Bike Story (Manhattan Again II)

Update of today’s stage of the Tour de France, from the Times told of an amazing stage.  When you see a 6% grade the natural impulse is to walk your bike: today’s winner Gerdemann has heart.

The first attack came at the base of the climb of the Colombiere Pass, a 10-mile climb that gains 3,500 feet in altitude and is ranked in the highest of four categories in steepness and length.

Only three other riders were able to stay with Gerdemann, and two of those soon fell away. Then, about a mile from the top — the steepest part of the climb, where the road slopes upward at a grade of 10 percent — Gerdemann attacked and rode away from Landaluze, his sole remaining opponent.

Jheesh, what a rider.  I don’t think Kiko will be quite that strong.

7/14/2007 7:22 AM

We took the kids to the dentist and I postponed part 2 of my root canal yesterday.

I got the new (used) phone off of the internet, but without a paper copy of the instruction manual it is a bit of a bear. I lost the numbers on my sim chip somewhere along the line and I’m trying to reconstruct my phone book. GRRR.

Couldn’t wake early this morning, and I got up and just added numbers to my new used phone.

I did not grade any papers, and now the kids are starting to wake.

I got another positive feedback on Kiko’s story, so I’ll have to add more:

delivery bike

 

It wasn’t saving the two dollar fare that had Kiko so jacked, it wasn’t the ride from Jamaica, it wasn’t being outside in New York for over an hour before dawn, it wasn’t even having made it on time (which was in question as he came over the bridge): it was that he had fallen in love with cycling. He had know for a while that he liked riding his bike in any weather more than he liked cutting watermelon neatly or restocking the “hot salad bar” (which were the only jobs they left him because he was out so much).

The hour he had spent this morning, and the hour and a half last night, where he rode as hard as he could, where he pushed up against his limits had reminded him that he was alive. Spinning through fatigue and fighting the clock to get to the deli on time were clear moments, where life got simple: the next crank, the next block, the next light. If he had it in him, the push, the fire, “el deseo,” he could move beyond the man on the bike, the delivery Mexican, el burro: la alma pura.

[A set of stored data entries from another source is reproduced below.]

# okieraised/rs-face-detection-tflite

Measured on AMD Instinct MI355X. Metric: faces/sec at batch=256 (256x256 back-camera) per GPU, higher is better.
Workload: dtype f32

## Files before the change

rs-face-detection-tflite_amd/csrc/engine.cpp:

```cpp
#include "engine.hpp"
#include "launch.hpp"

#include <algorithm>
#include <cstdio>
#include <cstdlib>
#include <cstring>
#include <stdexcept>

namespace mi {

void hip_check(hipError_t e, const char* what) {
    if (e != hipSuccess) throw std::runtime_error(std::string(what) + ": " + hipGetErrorString(e));
}

namespace {
template <class T>
void upload(T*& dev, std::vector<T>& host, const char* what_alloc, const char* what_copy) {
    if (dev) hip_check(hipFree(dev), "hipFree");
    dev = nullptr;
    if (host.empty()) return;
    hip_check(hipMalloc(reinterpret_cast<void**>(&dev), host.size() * sizeof(T)), what_alloc);
    hip_check(hipMemcpy(dev, host.data(), host.size() * sizeof(T), hipMemcpyHostToDevice), what_copy);
    std::vector<T>().swap(host);
}
// ... 53 lines not shown

const Model::Option* Model::find_option(const std::string& key) {
    using O = Option;
    constexpr int kMax = 0x7fffffff;
    static const Option table[] = {
        {"chunk", &Model::chunk_, 0, kMax, 0},
        {"graph", &Model::use_graph_, 0, 1, 0},
        {"fuse", &Model::fuse_level_, 0, 5, O::kReplan},
        {"res_budget", &Model::res_budget_, 16, 156, O::kReplan | O::kKiB},
        {"pipe", &Model::pipe_max_, 0, 4, O::kReplan},
        {"small_chain", &Model::small_chain_, 0, 64, O::kFreeSmall},
        {"pipe_rows", &Model::pipe_rows_, 1 << 1 | 1 << 2 | 1 << 4, 0, O::kOneOf},
        {"pipe_band", &Model::pipe_band_, 0, 4096, 0},
        {"strip", &Model::strip_, 0, 1, 0},
        {"stem_fuse", &Model::stem_fuse_, 0, 1, 0},
        {"stem_mfma", &Model::stem_mfma_, 0, 2, O::kForms},
        {"conv_mfma", &Model::conv_mfma_, 0, 1, 0},
        {"conv_bf16", &Model::conv_bf16_, 0, 2, O::kReplan},
        {"stem_run", &Model::stem_run_, 0, 32, 0},
        {"pair_fuse", &Model::pair_fuse_, 0, 1, 0},
        {"mdb_band", &Model::mdb_band_, 0, 4096, 0},
        {"chain_fixed", &Model::chain_fixed_, 0, 1, 0},
        {"chain_sched", &Model::chain_sched_, 0, 1, 0},
        {"mchain", &Model::mchain_, 0, 1, 0},
        {"tail", &Model::tail_, 0, 1, O::kReplan},
        {"tail_pre", &Model::tail_pre_, 0, 2, 0},
        {"tail_g", &Model::tail_g_, 0, 64, 0},
        {"band", &Model::band_, 0, 2, O::kReplan},
        {"band_test_fail", &Model::band_test_fail_, 0, 1, O::kWriteOnly},
        {"band_test_absent", &Model::band_test_absent_, 0, 256, O::kWriteOnly},
        {"band_test_gen", nullptr, 0, kMax, O::kBandGen | O::kWriteOnly},
        {"band_wide", &Model::band_wide_ok_, 0, 1, O::kReplan},
        {"band_fork", &Model::band_fork_, 0, 1, O::kReplan},
        {"band_nw", &Model::band_nw_, 8, 256, O::kReplan},
        {"band_fail_streak", &Model::band_fail_streak_, 0, 0, O::kReadOnly},
        {"band_wraps", &Model::band_wraps_, 0, 0, O::kReadOnly},
        {"fork", &Model::fork_, 0, 1, 0},
        {"heads", &Model::head_streams_opt_, 1, kHeadStreams, O::kReplan},
        {"reuse", &Model::reuse_, 0, 1, O::kReplan},
        {"lanes", &Model::lanes_, 1, 4, 0},
        {"test_poison", &Model::test_poison_, 1 << 1 | 1 << 2, 0, O::kOneOf | O::kKeepGraphs},
    };
    for (const Option& o : table)
        if (key == o.key) return &o;
    return nullptr;
}
// ... 198 lines not shown
}
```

Cycling was like having a mistress here in New York that would replace his missing family back home. Not a mistress with too many demands and brown roots like so many found at the cantinas on Saturday nights. He didn’t need to wear a big hat and cowboy boots with a matching belt to signify his vaquero roots to impress her. It wasn’t a woman whose kids you’d have to wake before dawn to avoid for the first six weeks and then have to bribe from then on. She was the kind that would take all that you had, ask for more, push you to fight for her honor, wear you down like the soles of cheap shoes, and reach into you and find the last bit you were saving, but always leave you better than when she found you. She didn’t ask for any money yet, though she would become a hard and greedy mistress, but by then he’d have a pimp who would pay his bail.